Date of Award

6-2012

Document Type

Open Access

Degree Name

Bachelor of Arts

Department

Economics

First Advisor

Yufei Ren

Language

English

Keywords

counterfeit goods, consumer, goods, purchase intent

Abstract

The market for counterfeit luxury goods has been growing exponentially over the past several years, causing the luxury brand market to lose approximately $12 billion per year (International Chamber of Commerce 2004). In the United States, over 750,000 jobs are lost annually due to counterfeiting (US Chamber of Commerce 2006). This study hypothesizes that consumers with Social-Adjustive attitudes have a higher preference towards logos and will be generally indifferent towards authenticity, while Value-Expressive consumers prefer higher quality bags and are generally indifferent towards the presence of logos. Consumers’ degree of preference towards their respective variable (quality or logo) is slightly different in each control situation (i.e. logo is more important to Social-Adjustive consumers when bags are counterfeit as opposed to authentic).

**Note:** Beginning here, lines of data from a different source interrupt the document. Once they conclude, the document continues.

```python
def attention_inproj(p_hi, p_lo, w_hi, w_lo, acc_scale, B, HW, C, heads, status=None, trace=None):
    assert p_hi.dtype == p_lo.dtype == w_hi.dtype == w_lo.dtype == torch.float16
    assert p_hi.shape == p_lo.shape == (B * HW, C) and p_hi.is_contiguous() and p_lo.is_contiguous(), \
        "p_hi / p_lo must be contiguous [B*HW, C]"
    assert w_hi.shape == w_lo.shape == (3 * C, (C + 63) // 64 * 64) and w_hi.is_contiguous() and w_lo.is_contiguous(), \
        "w_hi / w_lo must be the contiguous in_proj operand [3C, ceil64(C)]"
    _lib.check_device(p_hi, "attention_inproj")
    hi = torch.empty(B * HW, C, device=p_hi.device, dtype=torch.float16)
    lo = torch.empty_like(hi)
    _lib.call("flowk_attention_inproj_tc", p_hi.data_ptr(), p_lo.data_ptr(), w_hi.data_ptr(), w_lo.data_ptr(),
              float(acc_scale), hi.data_ptr(), lo.data_ptr(), B, HW, C, heads, _p(status), _p(trace), _stream())
    return hi, lo


def attention_supported(HW, C, heads):
    if attention_tc_supported(HW, C, heads):
        return True
    return C % heads == 0 and (C // heads) in (8, 16, 24, 32, 40, 64) and (HW <= 256 or HW % 256 == 0) and HW % 4 == 0 \
        and 2 * min(HW, 1 << 30) * (C // heads) * 4 * max(1, 256 // max(HW, 1)) <= 220 * 1024


def chain_supported(C, n2, f16=False):
    if C % (8 if f16 else 32) or n2 % 16 or 2 * C > 256 or 2 * C + n2 > 512:
        return False
    slab = ((4 * 32 * (C + 4) * 4 + 1023) // 1024) * 1024
    kblocks = (C + 63) // 64 if f16 else C // 32
    return slab + kblocks * 32768 + 2 * n2 * 128 + 2048 <= 227 * 1024
```

include/flowk.h:

```cpp
#ifndef FLOWK_H_
#define FLOWK_H_

#include <stddef.h>

#ifdef __cplusplus
extern "C" {
#endif

typedef struct CUstream_st* flowk_stream_t;

enum {
  FLOWK_OK = 0,
  FLOWK_ERR_SHAPE = 1,
  FLOWK_ERR_ALIGN = 2,
  FLOWK_ERR_ARG = 3,
  FLOWK_ERR_CUDA_BASE = 1000
};

int flowk_abi_version(void);
const char* flowk_error_string(int status);
size_t flowk_ldj_workspace_bytes(int B);

int flowk_squeeze2d(const float* x, float* y, int B, int C, int H, int W, int factor, flowk_stream_t stream);
int flowk_unsqueeze2d(const float* x, float* y, int B, int C, int H, int W, int factor, flowk_stream_t stream);

int flowk_actnorm_init(const float* x, float* bias, float* logs, int B, int C, int HW,
                       float scale, float eps, flowk_stream_t stream);

int flowk_channel_scale(const float* x, const float* pre, const float* mul, const float* post, float* y,
                        const float* ldj_in, const float* ldj_add, float* ldj_out,
                        int B, int C, int HW, flowk_stream_t stream);

int flowk_channel_mix(const float* x, const float* Wm, const float* bias, float* y,
                      const float* ldj_in, const float* ldj_add, float* ldj_out,
                      int B, int C, int H, int W, int in_squeeze, int out_unsqueeze,
                      flowk_stream_t stream);

int flowk_affine_coupling_fwd(const float* x, const float* h, float* y, const float* ldj_in, float* ldj_out,
                              void* ws, int B, int C, int HW, flowk_stream_t stream);
int flowk_affine_coupling_inv(const float* x, const float* h, float* y, const float* ldj_in, float* ldj_out,
                              void* ws, int B, int C, int HW, flowk_stream_t stream);
int flowk_affine_coupling_bwd(const float* x, const float* h, const float* gy, const float* gldj,
                              float* gx, float* gh, int B, int C, int HW, flowk_stream_t stream);
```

This paper examines the purchase intent for handbags varying by either logo or authenticity. The independent variables used to measure purchase intent (dependent variable) are consumers’ attitudes towards counterfeits and luxury goods: Value-Expressive and Social-Adjustive. Using survey data, 123 female Union College students are categorized by attitude. Responses from these categories determined the effects of attitudes on preferences. Purchase intent for four bag comparison questions (two per hypothesis) is measured using regression analysis. Attitude functions are regressed on purchase intent in different ways to measure their pure and joint effects of each attitude on purchase intent. My research expands on previous research by examining the effect of consumers’ attitudes on purchase intent when dealing with logo preference.